Difficulty in Identifying Subtle Image Differences May Hint at Future Likelihood of Alzheimer’s, Researchers Suggest

Difficulty in Identifying Subtle Image Differences May Hint at Future Likelihood of Alzheimer’s, Researchers Suggest

People who have trouble detecting details in a test with figures may be at increased risk of Alzheimer’s disease later in life, according to a new study. This finding suggests that subtle changes in cognition may be identified long before more common symptoms of Alzheimer’s appear.

The study, “Family History of Alzheimer’s Disease is Associated with Impaired Perceptual Discrimination of Novel Objects,” appeared in the Journal of Alzheimer’s Disease.

Clinical manifestations of Alzheimer’s disease can take years to become fully visible, noted Emily Mason, a postdoctoral associate in the Department of Neurological Surgery at Kentucky’s University of Louisville.

“Right now, by the time we can detect the disease, it would be very difficult to restore function because so much damage has been done to the brain,” Mason, PhD, the study’s first author, said in a news release. “We want to be able to look at really early, really subtle changes that are going on in the brain. One way we can do that is with cognitive testing that is directed at a very specific area of the brain.”

In their study, researchers tested how adults 40 to 60 years old with normal cognition, but at increased risk for Alzheimer’s disease due to family history, performed in a cognitive task known to activate a brain area called the perirhinal cortex.
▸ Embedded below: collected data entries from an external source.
## Add specialized short-key flash attention forward kernel for head dim 64

Adds a dedicated forward attention kernel for non-causal hd=64 with up to 272 keys. It loads all of K and V once per block in 64-row TMA boxes, computes scores with one m64n256 plus one m64n16 wgmma per k-step, and does the whole softmax in one pass with no online rescaling across KV tiles. Each CTA handles up to five 64-row query slabs split across two warpgroups, which cuts per-tile loop overhead and barriers. The cost is a large register footprint (128+8 score floats per thread) and a hard-coded key limit.

```diff
diff --git a/magma_b200/csrc/attention.cu b/magma_b200/csrc/attention.cu
--- a/magma_b200/csrc/attention.cu
+++ b/magma_b200/csrc/attention.cu
@@ -22,8 +22,8 @@
 __device__ __forceinline__ void fence_async_smem() { asm volatile("fence.proxy.async.shared::cta;" ::: "memory"); }
 __device__ __forceinline__ void wg_sync(int wg) { asm volatile("bar.sync %0, 128;" ::"r"(wg + 1) : "memory"); }
 
-__device__ __forceinline__ uint32_t operand_off(int r, int c) {
-  return (uint32_t)((c >> 6) * kTile + r * 128 + ((((c & 63) >> 3) ^ (r & 7)) << 4) + (c & 7) * 2);
+__device__ __forceinline__ uint32_t operand_off(int r, int c, uint32_t kb_bytes = kTile) {
+  return (uint32_t)((c >> 6) * kb_bytes + r * 128 + ((((c & 63) >> 3) ^ (r & 7)) << 4) + (c & 7) * 2);
 }
 __device__ __forceinline__ void st_pair(uint32_t saddr, float a, float b) {
   asm volatile("st.shared.b32 [%0], %1;" ::"r"(saddr), "r"(f32x2_to_bf16(a, b)) : "memory");
@@ -454,8 +454,152 @@
   }
 }
 
+static constexpr int kShortKeys = 272;
+static constexpr int kShortBlocks = 5;
+static constexpr int kBox64 = 64 * 64 * 2;
+
+__global__ void __launch_bounds__(kAttThreads, 1)
+attn_fwd_shortkey_kernel(const __grid_constant__ CUtensorMap tmQ, const __grid_constant__ CUtensorMap tmK,
+                         const __grid_constant__ CUtensorMap tmV, const FlashParams p) {
+  extern __shared__ uint8_t smem_raw[];
+  uint8_t* smem = reinterpret_cast<uint8_t*>((reinterpret_cast<uintptr_t>(smem_raw) + 1023) & ~uintptr_t(1023));
+  uint8_t* sQ = smem;
+  uint8_t* sK = sQ + kShortBlocks * kBox64;
+  uint8_t* sV = sK + kShortBlocks * kBox64;
+  uint8_t* sP = sV + kShortBlocks * kBox64;
+  uint64_t* bars = reinterpret_cast<uint64_t*>(sP + 2 * kShortBlocks * kBox64);
+  uint64_t* bar_qk = bars + 0;
+  uint64_t* bar_v = bars + 1;
+
+  const int t = threadIdx.x;
+  const int q0 = blockIdx.x * kShortBlocks * 64, h = blockIdx.y, b = blockIdx.z;
+  const int nslab = min(kShortBlocks, (p.Sq - q0 + 63) >> 6);
+  const int nkb = (p.Sk + 63) >> 6;
+  const Frag f;
+  const int lr0 = f.r0 & 63;
+
+  pdl_trigger();
+  if (t == 0) {
+    tma_prefetch_desc(&tmQ);
+    tma_prefetch_desc(&tmK);
+    tma_prefetch_desc(&tmV);
+    for (int i = 0; i < 2; ++i) mbar_init(&bars[i], 1);
+    mbar_fence_init();
+  }
+  for (int kb = nkb; kb < kShortBlocks; ++kb) {
+    for (int i = t; i < kBox64 / 16; i += kAttThreads) {
+      reinterpret_cast<uint4*>(sK + kb * kBox64)[i] = make_uint4(0, 0, 0, 0);
+      reinterpret_cast<uint4*>(sV + kb * kBox64)[i] = make_uint4(0, 0, 0, 0);
+    }
+  }
+  fence_async_smem();
+  __syncthreads();
+  pdl_wait();
+
+  if (t == 0) {
+    mbar_expect_tx(bar_qk, (nslab + nkb) * kBox64);
+    for (int s = 0; s < nslab; ++s) tma_load_4d(sQ + s * kBox64, &tmQ, bar_qk, 0, q0 + s * 64, h, b);
+    for (int kb = 0; kb < nkb; ++kb) tma_load_4d(sK + kb * kBox64, &tmK, bar_qk, 0, kb * 64, h, b);
+    mbar_expect_tx(bar_v, nkb * kBox64);
+    for (int kb = 0; kb < nkb; ++kb) tma_load_4d(sV + kb * kBox64, &tmV, bar_v, 0, kb * 64, h, b);
+  }
+  const uint32_t sP_s = smem_u32(sP) + (uint32_t)(f.wg * kShortBlocks * kBox64);
+  const uint32_t sK_s = smem_u32(sK), sV_s = smem_u32(sV);
+  mbar_wait(bar_qk, 0);
+  bool v_ready = false;
+  for (int slab = f.wg; slab < nslab; slab += 2) {
+    const int qs = q0 + slab * 64;
+    float s0[128], s1[8];
+    {
+      const uint32_t a = smem_u32(sQ) + (uint32_t)(slab * kBox64);
+      wgmma_fence();
+#pragma unroll
+      for (int k = 0; k < 4; ++k) {
+        const uint64_t da = make_smem_desc(a + k * 32, 0u, 1024);
+        wgmma_bf16<256, 0, 0>(s0, da, make_smem_desc(sK_s + k * 32, 0u, 1024), k != 0 ? 1u : 0u);
+        wgmma_bf16<16, 0, 0>(s1, da, make_smem_desc(sK_s + 4 * kBox64 + k * 32, 0u, 1024), k != 0 ? 1u : 0u);
+      }
+      wgmma_commit();
+      wgmma_wait<0>();
+    }
+#pragma unroll
+    for (int hh = 0; hh < 2; ++hh) {
+      const int lr = lr0 + 8 * hh, q = qs + lr;
+      const bool row_ok = q < p.Sq;
+      float m = -INFINITY, l = 0.f;
+#pragma unroll
+      for (int ch = 0; ch < 3; ++ch) {
+        const int j0 = ch < 2 ? 16 * ch : 0, nj = ch < 2 ? 16 : 2;
+        float* sc = ch < 2 ? s0 : s1;
+        float cm = -INFINITY;
+#pragma unroll
+        for (int jj = 0; jj < nj; ++jj)
+#pragma unroll
+          for (int e = 0; e < 2; ++e)
+            cm = fmaxf(cm, 128 * ch + 8 * jj + f.c0 + e < p.Sk ? sc[4 * (j0 + jj) + 2 * hh + e] * p.scale : -INFINITY);
+        cm = quad_max(cm);
+        if (cm > m) {
+          l *= __expf(m - cm);
+          m = cm;
+        }
+        if (m != -INFINITY) {
+          float ls = 0.f;
+#pragma unroll
+          for (int jj = 0; jj < nj; ++jj)
+#pragma unroll
+            for (int e = 0; e < 2; ++e)
+              ls += 128 * ch + 8 * jj + f.c0 + e < p.Sk ? __expf(sc[4 * (j0 + jj) + 2 * hh + e] * p.scale - m) : 0.f;
+          l += quad_sum(ls);
+        }
+      }
+      const float inv = 1.f / l;
+      if (p.stats != nullptr && row_ok && f.quad0)
+        p.stats[((long long)b * p.H + h) * p.Sq + q] = make_float2(m, inv);
+      bf16* prow = p.P != nullptr && row_ok ? p.P + (((long long)b * p.H + h) * p.Sq + q) * p.ldP : nullptr;
+#pragma unroll
+      for (int j = 0; j < kShortBlocks * 8; ++j) {
+        const int c = 8 * j + f.c0;
+        float a[2];
+#pragma unroll
+        for (int e = 0; e < 2; ++e) {
+          const float sv = j < 32 ? s0[4 * j + 2 * hh + e] : j < 34 ? s1[4 * (j - 32) + 2 * hh + e] : 0.f;
+          a[e] = c + e < p.Sk ? __expf(sv * p.scale - m) * inv : 0.f;
+        }
+        const float a0 = a[0], a1 = a[1];
+        st_pair(sP_s + operand_off(lr, c, kBox64), a0, a1);
+        if (prow != nullptr && c < p.ldP) *reinterpret_cast<uint32_t*>(prow + c) = f32x2_to_bf16(a0, a1);
+      }
+      if (prow != nullptr)
+        for (int c = 64 * kShortBlocks + f.c0; c < p.ldP; c += 8) *reinterpret_cast<uint32_t*>(prow + c) = 0u;
+    }
+    fence_async_smem();
+    wg_sync(f.wg);
+    if (!v_ready) {
+      mbar_wait(bar_v, 0);
+      v_ready = true;
+    }
+    float o[32];
+    wgmma_fence();
+#pragma unroll
+    for (int kb = 0; kb < kShortBlocks; ++kb) {
+#pragma unroll
+      for (int k = 0; k < 4; ++k) {
+        const uint64_t da = make_smem_desc(sP_s + kb * kBox64 + k * 32, 0u, 1024);
+        const uint64_t db = make_smem_desc(sV_s + (kb * 4 + k) * 2048, (uint32_t)kTile, 1024);
+        wgmma_bf16<64, 0, 1>(o, da, db, (kb | k) != 0 ? 1u : 0u);
+      }
+    }
+    wgmma_commit();
+    wgmma_wait<0>();
+    Frag fs = f;
+    fs.r0 = lr0;
+    store_rows<64>(fs, o, p.O + ((long long)b * p.Sq + qs) * p.ldo + (long long)h * 64, p.ldo, p.Sq - qs, nullptr, 0);
+    wg_sync(f.wg);
+  }
+}
+
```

Results were compared to those of participants with no family history of Alzheimer’s.

Grebes
Greeble images courtesy of Michael J. Tarr, Center for the Neural Basis of Cognition and Department of Psychology, Carnegie Mellon University.

During the test, participants viewed sets of four images of real-world objects, human faces, scenes and Greebles (fine details added to the surface of a larger object that makes it look more complex). Among the four images, one was slightly different from the other, and researchers asked participants to identify which image was the “odd man out.|

Both groups performed similarly for the objects, faces and scenes, but the group of at-risk participants had more difficulty  identifying the different image compared to the other group. Indeed, the at-risk group answered correctly 78 percent of the time, whereas the other participants detected the different greeble 87 percent of the time.

“Most people have never seen a Greeble and Greebles are highly similar, so they are by far the toughest objects to differentiate,” Mason said. “Using this task, we were able to find a significant difference between the at-risk group and the control group. Both groups did get better with practice, but the at-risk group lagged behind the control group throughout the process. The best thing we could do is have people take this test in their 40s and 50s, and track them for the next 10 or 20 years to see who eventually develops the disease and who doesn’t.|

Researchers cautioned that this test is not definitive in detecting Alzheimer’s, but may help clinicians identify which at-risk subjects may develop the disease over time.

“We are not proposing that the identification of novel objects such as Greebles is a definitive marker of the disease, but when paired with some of the novel biomarkers and a solid clinical history, it may improve our diagnostic acumen in early high-risk individuals,” said Brandon Ally, PhD, the study’s senior author. “As prevention methods, vaccines or disease modifying drugs become available, markers like novel object detection may help to identify the high priority candidates.”